* [WORK TO COMPLETE]:
The response must consist of each line in the listing that has the word "kBlock" in it.

* [SUPPLIED ENTRIES]:
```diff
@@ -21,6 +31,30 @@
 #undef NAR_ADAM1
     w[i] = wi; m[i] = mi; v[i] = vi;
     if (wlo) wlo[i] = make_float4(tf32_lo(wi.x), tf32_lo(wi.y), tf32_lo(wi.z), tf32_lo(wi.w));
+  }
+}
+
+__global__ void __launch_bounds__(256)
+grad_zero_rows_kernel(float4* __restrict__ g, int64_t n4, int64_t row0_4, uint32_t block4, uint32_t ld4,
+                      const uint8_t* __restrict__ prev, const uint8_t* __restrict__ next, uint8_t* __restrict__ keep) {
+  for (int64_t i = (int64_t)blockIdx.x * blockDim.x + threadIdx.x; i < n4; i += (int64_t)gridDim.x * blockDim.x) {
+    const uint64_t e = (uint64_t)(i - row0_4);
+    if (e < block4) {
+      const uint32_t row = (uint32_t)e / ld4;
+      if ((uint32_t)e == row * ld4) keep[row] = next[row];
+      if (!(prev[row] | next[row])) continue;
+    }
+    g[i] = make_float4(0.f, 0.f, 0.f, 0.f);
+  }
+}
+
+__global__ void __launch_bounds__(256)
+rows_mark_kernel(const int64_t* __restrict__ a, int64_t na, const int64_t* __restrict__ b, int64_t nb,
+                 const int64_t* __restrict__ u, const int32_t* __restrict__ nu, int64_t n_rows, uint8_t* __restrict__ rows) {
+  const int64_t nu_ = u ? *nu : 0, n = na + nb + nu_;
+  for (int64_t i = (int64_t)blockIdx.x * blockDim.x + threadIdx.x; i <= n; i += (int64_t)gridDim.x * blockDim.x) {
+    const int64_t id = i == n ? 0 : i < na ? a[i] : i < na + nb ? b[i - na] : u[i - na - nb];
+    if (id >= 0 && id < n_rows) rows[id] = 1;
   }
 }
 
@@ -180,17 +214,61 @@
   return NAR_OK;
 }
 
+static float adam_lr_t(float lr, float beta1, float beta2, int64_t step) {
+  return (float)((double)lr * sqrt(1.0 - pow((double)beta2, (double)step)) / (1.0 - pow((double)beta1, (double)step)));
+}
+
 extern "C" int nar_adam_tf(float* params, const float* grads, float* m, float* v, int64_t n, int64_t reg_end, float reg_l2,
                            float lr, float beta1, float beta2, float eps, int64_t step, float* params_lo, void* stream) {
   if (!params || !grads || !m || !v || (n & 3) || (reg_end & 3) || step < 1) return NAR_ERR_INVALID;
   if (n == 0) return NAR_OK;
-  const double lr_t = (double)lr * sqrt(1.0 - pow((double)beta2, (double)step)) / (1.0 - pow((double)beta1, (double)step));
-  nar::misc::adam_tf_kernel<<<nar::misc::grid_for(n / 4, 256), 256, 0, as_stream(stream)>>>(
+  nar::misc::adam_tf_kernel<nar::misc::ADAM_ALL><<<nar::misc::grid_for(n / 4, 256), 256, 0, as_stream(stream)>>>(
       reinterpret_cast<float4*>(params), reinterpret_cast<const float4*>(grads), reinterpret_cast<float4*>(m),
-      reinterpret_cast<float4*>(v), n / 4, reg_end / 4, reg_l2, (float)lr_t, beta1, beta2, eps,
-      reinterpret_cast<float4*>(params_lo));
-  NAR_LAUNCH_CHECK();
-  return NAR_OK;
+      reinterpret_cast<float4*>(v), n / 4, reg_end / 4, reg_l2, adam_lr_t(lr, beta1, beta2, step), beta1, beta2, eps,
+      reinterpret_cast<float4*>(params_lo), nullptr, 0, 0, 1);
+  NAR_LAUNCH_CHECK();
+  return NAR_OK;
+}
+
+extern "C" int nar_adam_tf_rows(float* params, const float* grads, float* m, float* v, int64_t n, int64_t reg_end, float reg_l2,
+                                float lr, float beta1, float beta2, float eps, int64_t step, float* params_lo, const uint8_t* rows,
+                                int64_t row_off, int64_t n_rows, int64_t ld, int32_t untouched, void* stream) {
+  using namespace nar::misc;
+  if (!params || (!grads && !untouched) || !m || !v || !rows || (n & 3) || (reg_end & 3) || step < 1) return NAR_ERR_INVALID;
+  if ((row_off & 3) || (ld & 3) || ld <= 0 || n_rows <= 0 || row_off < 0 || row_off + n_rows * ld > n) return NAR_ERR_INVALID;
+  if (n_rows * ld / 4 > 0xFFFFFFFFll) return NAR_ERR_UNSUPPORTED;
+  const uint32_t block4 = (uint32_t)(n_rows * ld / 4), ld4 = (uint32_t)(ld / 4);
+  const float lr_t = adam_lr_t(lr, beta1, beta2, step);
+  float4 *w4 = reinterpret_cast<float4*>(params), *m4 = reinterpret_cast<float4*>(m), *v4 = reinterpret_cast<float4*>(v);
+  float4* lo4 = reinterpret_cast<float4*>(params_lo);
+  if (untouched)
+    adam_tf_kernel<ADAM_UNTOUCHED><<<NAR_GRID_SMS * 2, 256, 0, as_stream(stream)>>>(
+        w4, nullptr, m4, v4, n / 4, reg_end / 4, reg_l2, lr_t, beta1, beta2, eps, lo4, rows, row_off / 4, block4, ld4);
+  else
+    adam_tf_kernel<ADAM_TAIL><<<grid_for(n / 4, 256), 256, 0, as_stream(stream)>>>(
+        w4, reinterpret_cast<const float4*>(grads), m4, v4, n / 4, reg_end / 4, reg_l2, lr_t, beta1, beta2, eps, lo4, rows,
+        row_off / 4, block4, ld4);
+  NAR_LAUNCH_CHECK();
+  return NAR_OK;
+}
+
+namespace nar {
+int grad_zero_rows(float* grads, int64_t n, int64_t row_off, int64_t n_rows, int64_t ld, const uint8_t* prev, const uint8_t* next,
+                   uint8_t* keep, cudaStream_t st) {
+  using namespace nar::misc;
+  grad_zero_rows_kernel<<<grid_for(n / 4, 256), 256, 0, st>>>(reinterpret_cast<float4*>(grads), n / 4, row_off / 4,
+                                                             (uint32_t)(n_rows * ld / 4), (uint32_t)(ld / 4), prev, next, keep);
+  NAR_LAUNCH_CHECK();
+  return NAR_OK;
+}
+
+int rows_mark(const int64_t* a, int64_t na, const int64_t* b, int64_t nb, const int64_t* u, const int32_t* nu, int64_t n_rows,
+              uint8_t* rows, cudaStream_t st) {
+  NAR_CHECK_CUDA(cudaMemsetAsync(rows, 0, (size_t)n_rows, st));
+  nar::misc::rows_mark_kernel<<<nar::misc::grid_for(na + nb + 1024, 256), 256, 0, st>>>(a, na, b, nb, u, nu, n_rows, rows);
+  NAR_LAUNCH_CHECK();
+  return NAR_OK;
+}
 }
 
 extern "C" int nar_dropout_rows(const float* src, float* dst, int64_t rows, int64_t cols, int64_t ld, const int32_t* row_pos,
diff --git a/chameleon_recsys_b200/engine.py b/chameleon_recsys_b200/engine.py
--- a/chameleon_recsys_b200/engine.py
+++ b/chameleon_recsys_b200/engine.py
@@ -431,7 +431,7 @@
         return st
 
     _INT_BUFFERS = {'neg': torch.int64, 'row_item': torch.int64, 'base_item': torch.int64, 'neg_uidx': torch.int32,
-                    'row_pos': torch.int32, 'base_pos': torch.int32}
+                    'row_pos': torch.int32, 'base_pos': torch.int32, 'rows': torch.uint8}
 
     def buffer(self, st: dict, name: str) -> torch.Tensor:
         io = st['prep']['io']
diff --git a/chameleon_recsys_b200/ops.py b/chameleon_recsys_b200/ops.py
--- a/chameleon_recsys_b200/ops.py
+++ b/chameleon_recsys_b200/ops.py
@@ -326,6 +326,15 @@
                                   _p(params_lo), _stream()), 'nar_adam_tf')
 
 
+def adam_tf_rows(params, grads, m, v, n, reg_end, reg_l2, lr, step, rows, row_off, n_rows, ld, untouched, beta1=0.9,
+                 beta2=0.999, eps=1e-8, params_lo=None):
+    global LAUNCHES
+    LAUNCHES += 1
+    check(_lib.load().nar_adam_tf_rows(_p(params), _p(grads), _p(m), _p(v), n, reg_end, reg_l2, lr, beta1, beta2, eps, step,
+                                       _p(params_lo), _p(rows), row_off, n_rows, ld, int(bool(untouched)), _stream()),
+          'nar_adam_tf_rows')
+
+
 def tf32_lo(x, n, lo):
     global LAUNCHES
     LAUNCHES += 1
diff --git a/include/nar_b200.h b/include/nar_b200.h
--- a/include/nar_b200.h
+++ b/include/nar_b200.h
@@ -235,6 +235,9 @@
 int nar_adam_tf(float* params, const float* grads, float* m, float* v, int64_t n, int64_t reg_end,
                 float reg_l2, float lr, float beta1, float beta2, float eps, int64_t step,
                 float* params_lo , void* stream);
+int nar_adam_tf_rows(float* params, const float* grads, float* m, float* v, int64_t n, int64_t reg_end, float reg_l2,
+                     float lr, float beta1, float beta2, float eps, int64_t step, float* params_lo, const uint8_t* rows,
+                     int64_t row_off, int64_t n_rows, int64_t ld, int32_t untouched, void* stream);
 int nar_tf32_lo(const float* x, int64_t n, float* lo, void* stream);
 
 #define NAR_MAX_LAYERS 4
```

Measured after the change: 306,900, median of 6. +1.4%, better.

...

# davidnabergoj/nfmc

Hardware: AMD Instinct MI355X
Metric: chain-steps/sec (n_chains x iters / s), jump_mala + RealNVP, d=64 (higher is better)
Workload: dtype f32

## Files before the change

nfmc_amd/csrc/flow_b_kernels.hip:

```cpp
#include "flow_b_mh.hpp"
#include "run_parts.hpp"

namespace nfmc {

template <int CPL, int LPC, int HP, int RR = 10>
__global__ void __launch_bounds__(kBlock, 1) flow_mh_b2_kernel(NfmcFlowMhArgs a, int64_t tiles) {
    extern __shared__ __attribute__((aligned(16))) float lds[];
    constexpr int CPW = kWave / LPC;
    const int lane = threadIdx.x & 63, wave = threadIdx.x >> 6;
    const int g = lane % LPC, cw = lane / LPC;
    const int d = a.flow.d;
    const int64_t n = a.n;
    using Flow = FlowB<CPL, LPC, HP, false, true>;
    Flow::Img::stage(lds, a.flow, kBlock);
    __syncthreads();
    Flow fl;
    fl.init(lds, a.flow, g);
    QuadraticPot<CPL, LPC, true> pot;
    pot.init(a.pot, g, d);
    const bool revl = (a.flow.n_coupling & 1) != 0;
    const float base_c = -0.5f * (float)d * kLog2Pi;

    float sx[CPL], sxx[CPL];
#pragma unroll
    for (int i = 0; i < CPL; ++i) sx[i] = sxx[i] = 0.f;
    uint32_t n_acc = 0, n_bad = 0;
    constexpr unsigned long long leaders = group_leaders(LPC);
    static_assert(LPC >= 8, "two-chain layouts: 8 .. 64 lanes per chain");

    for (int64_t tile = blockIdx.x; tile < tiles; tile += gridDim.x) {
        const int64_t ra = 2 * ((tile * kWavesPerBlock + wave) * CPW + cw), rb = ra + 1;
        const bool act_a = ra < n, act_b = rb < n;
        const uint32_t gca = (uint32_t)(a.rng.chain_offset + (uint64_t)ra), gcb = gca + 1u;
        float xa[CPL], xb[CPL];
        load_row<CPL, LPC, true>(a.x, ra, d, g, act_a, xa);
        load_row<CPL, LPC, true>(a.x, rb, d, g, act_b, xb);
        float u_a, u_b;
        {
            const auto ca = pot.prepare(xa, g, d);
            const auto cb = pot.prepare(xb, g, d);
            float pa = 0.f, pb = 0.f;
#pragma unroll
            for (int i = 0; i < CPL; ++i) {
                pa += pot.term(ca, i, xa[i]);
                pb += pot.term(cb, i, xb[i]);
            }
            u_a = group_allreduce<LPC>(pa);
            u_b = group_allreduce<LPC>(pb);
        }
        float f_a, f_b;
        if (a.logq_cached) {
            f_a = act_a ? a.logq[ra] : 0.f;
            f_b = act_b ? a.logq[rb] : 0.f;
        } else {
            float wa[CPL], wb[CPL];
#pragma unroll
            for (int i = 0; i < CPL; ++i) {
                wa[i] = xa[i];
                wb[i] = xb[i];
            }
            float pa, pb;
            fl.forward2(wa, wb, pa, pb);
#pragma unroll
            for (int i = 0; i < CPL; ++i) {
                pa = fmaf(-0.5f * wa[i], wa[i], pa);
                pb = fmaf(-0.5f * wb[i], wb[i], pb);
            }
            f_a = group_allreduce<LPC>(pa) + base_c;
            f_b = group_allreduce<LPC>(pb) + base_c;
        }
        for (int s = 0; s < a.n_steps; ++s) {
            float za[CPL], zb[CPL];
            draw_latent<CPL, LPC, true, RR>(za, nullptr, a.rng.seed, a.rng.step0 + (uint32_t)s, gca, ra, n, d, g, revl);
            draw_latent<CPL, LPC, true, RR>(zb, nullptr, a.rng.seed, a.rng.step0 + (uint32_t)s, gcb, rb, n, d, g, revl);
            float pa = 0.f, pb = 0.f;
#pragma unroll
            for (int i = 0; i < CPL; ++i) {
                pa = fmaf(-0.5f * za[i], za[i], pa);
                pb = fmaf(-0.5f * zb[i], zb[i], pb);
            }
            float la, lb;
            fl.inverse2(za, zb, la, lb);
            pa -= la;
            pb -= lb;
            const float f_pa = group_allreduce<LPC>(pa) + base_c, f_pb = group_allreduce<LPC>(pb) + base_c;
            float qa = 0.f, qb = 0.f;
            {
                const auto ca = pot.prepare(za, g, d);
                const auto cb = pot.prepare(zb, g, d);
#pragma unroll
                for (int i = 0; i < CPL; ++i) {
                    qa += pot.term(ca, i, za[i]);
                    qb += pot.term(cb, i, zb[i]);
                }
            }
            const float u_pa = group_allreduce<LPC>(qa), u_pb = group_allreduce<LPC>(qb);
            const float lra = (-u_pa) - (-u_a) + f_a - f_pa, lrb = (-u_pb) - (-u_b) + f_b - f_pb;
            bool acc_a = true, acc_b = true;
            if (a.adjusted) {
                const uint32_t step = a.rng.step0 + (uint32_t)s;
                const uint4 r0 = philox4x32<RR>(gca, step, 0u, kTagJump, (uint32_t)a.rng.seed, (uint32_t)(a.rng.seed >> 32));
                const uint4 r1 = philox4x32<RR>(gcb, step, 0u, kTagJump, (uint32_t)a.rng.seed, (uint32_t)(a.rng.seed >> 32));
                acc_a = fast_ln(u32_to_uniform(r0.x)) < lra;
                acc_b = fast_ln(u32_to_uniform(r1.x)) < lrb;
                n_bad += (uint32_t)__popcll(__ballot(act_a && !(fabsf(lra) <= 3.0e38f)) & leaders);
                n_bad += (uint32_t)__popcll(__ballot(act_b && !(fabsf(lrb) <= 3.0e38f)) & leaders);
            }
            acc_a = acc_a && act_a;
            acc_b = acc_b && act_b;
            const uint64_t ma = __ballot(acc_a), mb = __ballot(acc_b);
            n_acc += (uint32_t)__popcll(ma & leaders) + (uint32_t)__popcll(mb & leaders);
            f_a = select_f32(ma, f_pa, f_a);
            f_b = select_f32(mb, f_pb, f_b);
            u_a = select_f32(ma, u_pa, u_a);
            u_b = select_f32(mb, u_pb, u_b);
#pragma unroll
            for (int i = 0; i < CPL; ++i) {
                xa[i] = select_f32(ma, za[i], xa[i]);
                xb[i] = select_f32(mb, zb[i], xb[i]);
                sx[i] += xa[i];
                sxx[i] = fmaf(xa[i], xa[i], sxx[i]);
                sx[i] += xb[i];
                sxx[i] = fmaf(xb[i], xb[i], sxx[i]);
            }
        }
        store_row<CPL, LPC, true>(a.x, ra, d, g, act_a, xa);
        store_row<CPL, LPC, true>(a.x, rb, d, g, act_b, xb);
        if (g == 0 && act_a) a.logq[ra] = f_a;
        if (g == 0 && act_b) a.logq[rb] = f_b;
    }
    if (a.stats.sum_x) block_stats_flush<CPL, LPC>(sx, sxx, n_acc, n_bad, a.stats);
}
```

* * *

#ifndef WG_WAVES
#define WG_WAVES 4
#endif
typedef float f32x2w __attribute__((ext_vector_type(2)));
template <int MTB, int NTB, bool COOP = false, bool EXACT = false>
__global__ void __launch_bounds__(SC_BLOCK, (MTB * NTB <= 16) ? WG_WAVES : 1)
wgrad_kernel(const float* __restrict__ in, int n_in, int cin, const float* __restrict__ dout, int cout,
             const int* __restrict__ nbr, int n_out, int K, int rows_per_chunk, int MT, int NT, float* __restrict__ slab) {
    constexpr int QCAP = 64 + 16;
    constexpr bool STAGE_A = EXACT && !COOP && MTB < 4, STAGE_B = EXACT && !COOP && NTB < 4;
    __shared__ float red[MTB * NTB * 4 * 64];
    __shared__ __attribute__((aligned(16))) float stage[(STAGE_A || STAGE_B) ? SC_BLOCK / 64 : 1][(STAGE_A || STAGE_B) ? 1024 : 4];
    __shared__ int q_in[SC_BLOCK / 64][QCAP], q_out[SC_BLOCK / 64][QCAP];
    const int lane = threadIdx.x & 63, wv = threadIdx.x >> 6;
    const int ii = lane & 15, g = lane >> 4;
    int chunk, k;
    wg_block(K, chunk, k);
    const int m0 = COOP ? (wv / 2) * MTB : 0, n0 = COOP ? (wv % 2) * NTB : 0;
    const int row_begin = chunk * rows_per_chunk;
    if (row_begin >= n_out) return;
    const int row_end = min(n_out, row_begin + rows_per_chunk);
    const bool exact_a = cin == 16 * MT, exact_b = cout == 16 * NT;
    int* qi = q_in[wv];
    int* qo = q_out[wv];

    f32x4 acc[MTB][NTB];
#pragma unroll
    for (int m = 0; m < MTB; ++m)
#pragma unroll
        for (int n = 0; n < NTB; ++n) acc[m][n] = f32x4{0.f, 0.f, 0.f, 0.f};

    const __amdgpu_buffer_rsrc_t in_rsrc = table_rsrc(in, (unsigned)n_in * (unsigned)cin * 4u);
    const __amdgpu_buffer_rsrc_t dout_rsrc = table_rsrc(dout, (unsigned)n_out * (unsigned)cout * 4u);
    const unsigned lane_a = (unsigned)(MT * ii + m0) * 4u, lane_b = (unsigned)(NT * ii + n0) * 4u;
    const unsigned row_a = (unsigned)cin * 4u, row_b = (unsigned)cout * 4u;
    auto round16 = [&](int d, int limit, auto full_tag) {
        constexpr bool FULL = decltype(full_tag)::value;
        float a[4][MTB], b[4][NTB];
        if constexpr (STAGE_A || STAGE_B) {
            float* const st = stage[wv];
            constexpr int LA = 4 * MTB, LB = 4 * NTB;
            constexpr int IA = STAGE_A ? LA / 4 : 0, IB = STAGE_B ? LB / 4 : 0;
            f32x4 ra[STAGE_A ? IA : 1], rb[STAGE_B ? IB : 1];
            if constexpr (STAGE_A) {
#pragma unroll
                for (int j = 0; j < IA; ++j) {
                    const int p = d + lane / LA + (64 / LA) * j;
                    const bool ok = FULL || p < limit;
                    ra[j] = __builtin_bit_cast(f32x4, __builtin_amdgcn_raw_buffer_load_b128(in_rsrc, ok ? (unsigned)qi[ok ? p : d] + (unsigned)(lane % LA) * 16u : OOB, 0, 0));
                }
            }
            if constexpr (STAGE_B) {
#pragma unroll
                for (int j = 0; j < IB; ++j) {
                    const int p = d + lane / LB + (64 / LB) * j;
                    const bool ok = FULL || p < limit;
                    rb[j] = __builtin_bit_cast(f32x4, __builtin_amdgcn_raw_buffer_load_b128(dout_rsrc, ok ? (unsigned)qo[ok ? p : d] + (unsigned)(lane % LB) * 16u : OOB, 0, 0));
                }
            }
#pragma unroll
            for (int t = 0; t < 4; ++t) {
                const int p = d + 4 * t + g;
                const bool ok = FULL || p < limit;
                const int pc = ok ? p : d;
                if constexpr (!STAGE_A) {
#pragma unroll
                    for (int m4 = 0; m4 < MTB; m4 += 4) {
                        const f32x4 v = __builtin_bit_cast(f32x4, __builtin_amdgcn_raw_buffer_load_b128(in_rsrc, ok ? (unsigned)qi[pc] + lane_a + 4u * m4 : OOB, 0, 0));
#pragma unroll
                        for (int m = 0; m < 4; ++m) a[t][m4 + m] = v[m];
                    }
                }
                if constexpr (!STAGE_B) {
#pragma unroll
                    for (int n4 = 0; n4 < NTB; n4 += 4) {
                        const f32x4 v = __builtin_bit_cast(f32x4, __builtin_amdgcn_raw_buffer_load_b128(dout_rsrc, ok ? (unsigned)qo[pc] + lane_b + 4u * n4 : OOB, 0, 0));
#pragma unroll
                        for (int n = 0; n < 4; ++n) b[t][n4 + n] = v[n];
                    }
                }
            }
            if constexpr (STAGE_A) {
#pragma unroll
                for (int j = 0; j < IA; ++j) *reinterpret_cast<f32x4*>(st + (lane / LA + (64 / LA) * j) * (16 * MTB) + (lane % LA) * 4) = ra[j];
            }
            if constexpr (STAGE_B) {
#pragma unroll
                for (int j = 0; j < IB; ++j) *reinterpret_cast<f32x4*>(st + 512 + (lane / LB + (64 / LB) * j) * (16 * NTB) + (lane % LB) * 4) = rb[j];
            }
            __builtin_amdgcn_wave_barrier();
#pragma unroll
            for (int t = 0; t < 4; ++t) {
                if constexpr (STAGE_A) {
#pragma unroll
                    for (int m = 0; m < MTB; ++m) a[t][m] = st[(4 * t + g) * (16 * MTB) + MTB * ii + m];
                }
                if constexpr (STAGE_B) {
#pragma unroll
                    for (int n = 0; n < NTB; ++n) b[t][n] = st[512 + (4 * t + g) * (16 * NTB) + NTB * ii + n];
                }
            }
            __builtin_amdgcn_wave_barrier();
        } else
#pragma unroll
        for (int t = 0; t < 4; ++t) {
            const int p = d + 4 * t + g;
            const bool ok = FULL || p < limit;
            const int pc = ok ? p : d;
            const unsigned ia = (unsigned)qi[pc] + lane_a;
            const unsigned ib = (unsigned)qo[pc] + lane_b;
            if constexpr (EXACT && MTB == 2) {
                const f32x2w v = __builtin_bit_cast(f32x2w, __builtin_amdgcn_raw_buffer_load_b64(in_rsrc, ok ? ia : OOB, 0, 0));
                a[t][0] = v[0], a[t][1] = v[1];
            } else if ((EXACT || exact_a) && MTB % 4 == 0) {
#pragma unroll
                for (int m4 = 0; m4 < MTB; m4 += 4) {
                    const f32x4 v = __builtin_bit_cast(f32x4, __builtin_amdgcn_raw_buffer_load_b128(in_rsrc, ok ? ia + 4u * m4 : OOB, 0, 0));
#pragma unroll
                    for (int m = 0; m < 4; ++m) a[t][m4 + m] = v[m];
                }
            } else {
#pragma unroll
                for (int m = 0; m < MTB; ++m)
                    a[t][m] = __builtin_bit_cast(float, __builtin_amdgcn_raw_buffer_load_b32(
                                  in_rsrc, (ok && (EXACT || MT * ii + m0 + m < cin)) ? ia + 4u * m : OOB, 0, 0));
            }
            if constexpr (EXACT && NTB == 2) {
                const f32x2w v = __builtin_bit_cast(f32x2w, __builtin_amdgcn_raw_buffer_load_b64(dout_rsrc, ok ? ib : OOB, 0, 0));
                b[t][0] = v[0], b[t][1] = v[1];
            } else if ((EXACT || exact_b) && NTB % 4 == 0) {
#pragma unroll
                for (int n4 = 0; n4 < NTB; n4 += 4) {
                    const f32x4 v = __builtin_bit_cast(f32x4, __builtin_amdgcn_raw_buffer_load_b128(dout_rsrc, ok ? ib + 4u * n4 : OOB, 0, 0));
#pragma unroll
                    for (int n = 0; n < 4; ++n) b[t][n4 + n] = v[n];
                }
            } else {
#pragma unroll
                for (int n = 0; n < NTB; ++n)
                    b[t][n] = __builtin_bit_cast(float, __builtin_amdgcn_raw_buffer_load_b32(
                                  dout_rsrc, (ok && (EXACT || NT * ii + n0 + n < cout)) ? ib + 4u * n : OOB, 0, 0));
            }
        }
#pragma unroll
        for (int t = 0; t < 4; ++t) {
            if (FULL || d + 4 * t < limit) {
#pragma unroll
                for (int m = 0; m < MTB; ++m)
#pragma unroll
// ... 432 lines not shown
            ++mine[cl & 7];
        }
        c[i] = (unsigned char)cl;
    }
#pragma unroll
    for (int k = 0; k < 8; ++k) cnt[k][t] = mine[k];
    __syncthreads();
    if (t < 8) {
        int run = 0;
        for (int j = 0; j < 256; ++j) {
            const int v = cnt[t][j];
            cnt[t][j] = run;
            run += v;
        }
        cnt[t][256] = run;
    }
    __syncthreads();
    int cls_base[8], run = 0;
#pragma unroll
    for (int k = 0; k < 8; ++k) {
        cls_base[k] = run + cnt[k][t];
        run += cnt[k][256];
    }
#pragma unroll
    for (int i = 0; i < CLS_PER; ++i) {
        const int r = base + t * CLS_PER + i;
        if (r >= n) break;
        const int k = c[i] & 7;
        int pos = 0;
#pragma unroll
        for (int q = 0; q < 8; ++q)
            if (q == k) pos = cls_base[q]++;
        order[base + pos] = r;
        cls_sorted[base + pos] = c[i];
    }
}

* [THE ANSWER]:
__global__ void __launch_bounds__(kBlock, 1) flow_mh_b2_kernel(NfmcFlowMhArgs a, int64_t tiles) {
    Flow::Img::stage(lds, a.flow, kBlock);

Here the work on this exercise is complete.